def _load():
    if not os.path.exists(LIB_PATH):
        raise ImportError("libcudasw4_amd.so is not built (run `python -c 'import __graft_entry__ as g; g.build()'` "
                          "or `make -C cudasw4_amd/csrc`): %s" % LIB_PATH)
    try:
        import torch
    except ImportError:
        pass
    L = ctypes.CDLL(LIB_PATH)
    vp, i32, i64, sz = ctypes.c_void_p, ctypes.c_int32, ctypes.c_int64, ctypes.c_size_t
    L.sw_version.restype = ctypes.c_char_p
    L.sw_last_error.restype = ctypes.c_char_p
    L.sw_device_count.restype = ctypes.c_int
    L.sw_ctx_create.argtypes = [ctypes.c_int, ctypes.POINTER(vp)]
    L.sw_ctx_destroy.argtypes = [vp]
    L.sw_set_matrix.argtypes = [vp, vp, ctypes.c_int]
    L.sw_set_query.argtypes = [vp, vp, i32, vp]
    L.sw_scan_temp_bytes.restype = sz
    L.sw_scan_temp_bytes.argtypes = [vp, ctypes.c_int, ctypes.c_int, i32, i32]
    L.sw_scan_partition.argtypes = [vp, ctypes.c_int, ctypes.c_int, vp, vp, vp, i32, i32, i32, ctypes.c_int,
                                    ctypes.c_int, vp, vp, i64, vp, vp, ctypes.c_int, vp, sz, vp]
    L.sw_rescore_overflow.argtypes = [vp, ctypes.c_int, vp, vp, i32, vp, vp, vp, i32, ctypes.c_int, ctypes.c_int,
                                      vp, vp, i64, vp, sz, vp]
    L.sw_rescore_overflow_stat.argtypes = [vp, ctypes.c_int, vp, vp, i32, vp, vp, vp, i32, ctypes.c_int, ctypes.c_int,
                                           vp, vp, i64, vp, sz, i32, vp, vp]
    L.sw_topk_temp_bytes.restype = sz
    L.sw_topk_temp_bytes.argtypes = [i64, ctypes.c_int]
    L.sw_topk.argtypes = [vp, vp, vp, i64, ctypes.c_int, vp, vp, vp, sz, vp]
    L.sw_plan_query.argtypes = [ctypes.c_int, i32, ctypes.POINTER(i32), ctypes.POINTER(i32)]
    L.sw_check_letter_codes.argtypes = [ctypes.c_void_p, ctypes.c_void_p, ctypes.c_size_t, ctypes.c_void_p, ctypes.c_void_p]
    L.sw_set_start_signal.argtypes = [vp, vp]
    L.sw_probe_handshake.argtypes = [vp, vp, vp, vp]
    L.sw_rescore_overflow_claim.argtypes = [vp, ctypes.c_int, vp, vp, i32, vp, vp, vp, i32, ctypes.c_int, ctypes.c_int, vp, vp, i64, vp, sz, i32, vp, vp]
    L.sw_rescore_overflow_pipelined_temp_bytes.restype = sz
    L.sw_rescore_overflow_pipelined_temp_bytes.argtypes = [vp, i32]
    L.sw_rescore_overflow_pipelined.argtypes = [vp, vp, vp, i32, vp, vp, vp, i32, i32, ctypes.c_int, ctypes.c_int, vp, vp, i64, vp, i32, vp, vp, sz, vp]
    L.sw_measure_valu_rate.argtypes = [vp, ctypes.c_int, ctypes.c_int, ctypes.POINTER(ctypes.c_double), ctypes.POINTER(ctypes.c_double)]
    L.sw_launch_vgpr_slot.argtypes = [vp, ctypes.c_int, ctypes.c_int, i32, i32]
    L.sw_set_rows_pipeline_slot.argtypes = [vp, ctypes.c_int]
    L.sw_set_dry_signal.argtypes = [vp, vp, ctypes.c_uint32]
    L.sw_set_grid_reserve.argtypes = [vp, i32]
    L.sw_set_long16_min.argtypes = [vp, i32]
    L.sw_scan_rows_pipelined_temp_bytes.restype = sz
    L.sw_scan_rows_pipelined_temp_bytes.argtypes = [vp, i32, i32]
    L.sw_scan_rows_pipelined.argtypes = [vp, vp, vp, vp, i32, i32, i32, ctypes.c_int, ctypes.c_int, vp, vp, i64, vp, vp, vp, i32, vp, sz, vp]
    L.sw_window_overlap.argtypes = [vp, ctypes.c_int, ctypes.c_int]
    L.sw_window_overlap.restype = i32
    L.sw_reduce_windows.argtypes = [vp, vp, vp, vp, i32, vp, vp, ctypes.c_int64, vp]
    L.sw_plan_launch.argtypes = [vp, ctypes.c_int, ctypes.c_int, i32, i32, ctypes.POINTER(i32), ctypes.POINTER(i32),
                                 ctypes.POINTER(i32), ctypes.POINTER(i32)]
    if hasattr(L, "sw_align_hits"):
        L.sw_align_hits.argtypes = [vp, ctypes.POINTER(_AlignArgs)]
    if hasattr(L, "sw_set_query_pssm"):
        L.sw_set_query_pssm.argtypes = [vp, vp, i32, vp]
        L.sw_query_is_pssm.argtypes = [vp]
    if hasattr(L, "sw_score_histogram"):
        L.sw_score_histogram.argtypes = [vp, vp, vp, i64, vp, vp, vp, vp]
    if hasattr(L, "sw_zscore_keys"):
        dbl = ctypes.c_double
        L.sw_zscore_keys.argtypes = [vp, vp, vp, i64, dbl, dbl, dbl, dbl, vp, vp, vp, vp]
        L.sw_gather_hits.argtypes = [vp, vp, ctypes.c_int, vp, vp, vp, vp, vp]
    if hasattr(L, "sw_shuffle_subjects"):
        L.sw_shuffle_subjects.argtypes = [vp, vp, vp, vp, vp, i32, ctypes.c_uint32, i32, i32, vp, sz, vp]
    if hasattr(L, "sw_mask_subjects"):
        L.sw_mask_subjects.argtypes = [vp, vp, vp, vp, i32, ctypes.POINTER(_MaskParams), vp, vp, sz, ctypes.POINTER(sz), vp, vp]
        L.sw_mask_subjects_phases.argtypes = [vp, vp, vp, vp, i32, ctypes.POINTER(_MaskParams), vp, vp, sz, vp, vp, ctypes.POINTER(vp)]
    return L


lib = _load()


def check(rc):
    if rc != SW_OK:
        raise SwError(rc, lib.sw_last_error().decode())


def version():
    return lib.sw_version().decode()


def device_count():
    return int(lib.sw_device_count())


def plan_query(kind, qlen):
    r, s = ctypes.c_int32(), ctypes.c_int32()
    check(lib.sw_plan_query(kind, qlen, ctypes.byref(r), ctypes.byref(s)))
    return r.value, s.value


class Context:

    def __init__(self, device=0):
        h = ctypes.c_void_p()
        check(lib.sw_ctx_create(device, ctypes.byref(h)))
        self.handle = h
        self.device = device

    def close(self):
        if self.handle:
            lib.sw_ctx_destroy(self.handle)
            self.handle = None

    def __del__(self):
        try:
            self.close()
        except Exception:
            pass

    def set_matrix(self, m21):
        import numpy as np
        m = np.ascontiguousarray(m21, dtype=np.int8).reshape(-1)
        dim = int(round(len(m) ** 0.5))
        check(lib.sw_set_matrix(self.handle, m.ctypes.data, dim))

    def set_query(self, codes, stream=0):
        import numpy as np
        q = np.ascontiguousarray(codes, dtype=np.int8)
        check(lib.sw_set_query(self.handle, q.ctypes.data, len(q), stream))

    def set_query_pssm(self, pssm, stream=0):
        from . import pssm as _pssm
        if not hasattr(lib, "sw_set_query_pssm"):
            raise SwError(-1, "this build of libcudasw4_amd.so has no sw_set_query_pssm")
        m = _pssm.as_pssm(pssm)
        check(lib.sw_set_query_pssm(self.handle, m.ctypes.data, m.shape[0], stream))

    def query_is_pssm(self):
        return bool(lib.sw_query_is_pssm(self.handle))

    def scan_temp_bytes(self, kind, part_id, n, max_subject_len):
        return int(lib.sw_scan_temp_bytes(self.handle, kind, part_id, n, max_subject_len))

    def scan_partition(self, kind, part_id, chars, offsets, lengths, first_pos, n, max_subject_len, gop, gex,
                       scores, ids, id_offset=0, ovf_pos=0, ovf_count=0, ovf_check=0, temp=0, temp_bytes=0, stream=0):
        check(lib.sw_scan_partition(self.handle, kind, part_id, chars, offsets, lengths, first_pos, n, max_subject_len,
                                    gop, gex, scores, ids, id_offset, ovf_pos, ovf_count, ovf_check, temp, temp_bytes,
                                    stream))

    def measure_valu_rate(self, mix, millis=50):
        r, hz = ctypes.c_double(), ctypes.c_double()
        check(lib.sw_measure_valu_rate(self.handle, mix, millis, ctypes.byref(r), ctypes.byref(hz)))
        return r.value, hz.value

    def launch_vgpr_slot(self, kind, part_id, n, max_subject_len):
        return int(lib.sw_launch_vgpr_slot(self.handle, kind, part_id, n, max_subject_len))

    def set_rows_pipeline_slot(self, vgprs):
        check(lib.sw_set_rows_pipeline_slot(self.handle, vgprs))

    def scan_rows_pipelined_temp_bytes(self, n, max_subject_len):
        return int(lib.sw_scan_rows_pipelined_temp_bytes(self.handle, n, max_subject_len))

    def scan_rows_pipelined(self, chars, offsets, lengths, first_pos, n, max_subject_len, gop, gex, scores, ids, id_offset=0,
                            fail_count=0, temp=0, temp_bytes=0, stream=0, over_limit_count=0, over_limit_count2=0, packed_limit=0):
        check(lib.sw_scan_rows_pipelined(self.handle, chars, offsets, lengths, first_pos, n, max_subject_len, gop, gex, scores,
                                         ids, id_offset, fail_count, over_limit_count, over_limit_count2, packed_limit, temp,
                                         temp_bytes, stream))

    def rescore_overflow_pipelined_temp_bytes(self, max_subject_len):
        return int(lib.sw_rescore_overflow_pipelined_temp_bytes(self.handle, max_subject_len))

    def rescore_overflow_pipelined(self, ovf_pos, ovf_count, max_count, chars, offsets, lengths, max_subject_len, min_subject_len,
                                   gop, gex, scores, ids, id_offset, fail_count, packed_limit, true_count, temp, temp_bytes, stream=0):
        check(lib.sw_rescore_overflow_pipelined(self.handle, ovf_pos, ovf_count, max_count, chars, offsets, lengths, max_subject_len,
                                                min_subject_len, gop, gex, scores, ids, id_offset, fail_count, packed_limit,
                                                true_count, temp, temp_bytes, stream))

    def rescore_overflow_claim(self, kind, ovf_pos, ovf_count, max_count, chars, offsets, lengths, max_subject_len, gop, gex,
                               scores, ids, id_offset, temp, temp_bytes, packed_limit, true_count, stream=0):
        check(lib.sw_rescore_overflow_claim(self.handle, kind, ovf_pos, ovf_count, max_count, chars, offsets, lengths,
                                            max_subject_len, gop, gex, scores, ids, id_offset, temp, temp_bytes, packed_limit,
                                            true_count, stream))

    def rescore_overflow(self, kind, ovf_pos, ovf_count, max_count, chars, offsets, lengths, max_subject_len, gop, gex,
                         scores, ids, id_offset=0, temp=0, temp_bytes=0, stream=0):
        check(lib.sw_rescore_overflow(self.handle, kind, ovf_pos, ovf_count, max_count, chars, offsets, lengths,
                                      max_subject_len, gop, gex, scores, ids, id_offset, temp, temp_bytes, stream))

    def rescore_overflow_stat(self, kind, ovf_pos, ovf_count, max_count, chars, offsets, lengths, max_subject_len, gop, gex,
                              scores, ids, id_offset, temp, temp_bytes, packed_limit, true_count, stream=0):
        check(lib.sw_rescore_overflow_stat(self.handle, kind, ovf_pos, ovf_count, max_count, chars, offsets, lengths,
                                           max_subject_len, gop, gex, scores, ids, id_offset, temp, temp_bytes,
                                           packed_limit, true_count, stream))

    def plan_launch(self, kind, part_id, n, max_subject_len):
        k, r, s, l = ctypes.c_int32(), ctypes.c_int32(), ctypes.c_int32(), ctypes.c_int32()
        check(lib.sw_plan_launch(self.handle, kind, part_id, n, max_subject_len, ctypes.byref(k), ctypes.byref(r),
                                 ctypes.byref(s), ctypes.byref(l)))
        return k.value, r.value, s.value, l.value

    def check_letter_codes(self, chars, n, bad_flag, stream=0):
        check(lib.sw_check_letter_codes(self.handle, chars, n, bad_flag, stream))

    def topk(self, scores, ids, n, k, out_scores, out_ids, temp, temp_bytes, stream=0):
        check(lib.sw_topk(self.handle, scores, ids, n, k, out_scores, out_ids, temp, temp_bytes, stream))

* **Description of the task**
Report every line of the records that contains the word "build".

* **Answer**
        raise ImportError("libcudasw4_amd.so is not built (run `python -c 'import __graft_entry__ as g; g.build()'` "
            raise SwError(-1, "this build of libcudasw4_amd.so has no sw_set_query_pssm")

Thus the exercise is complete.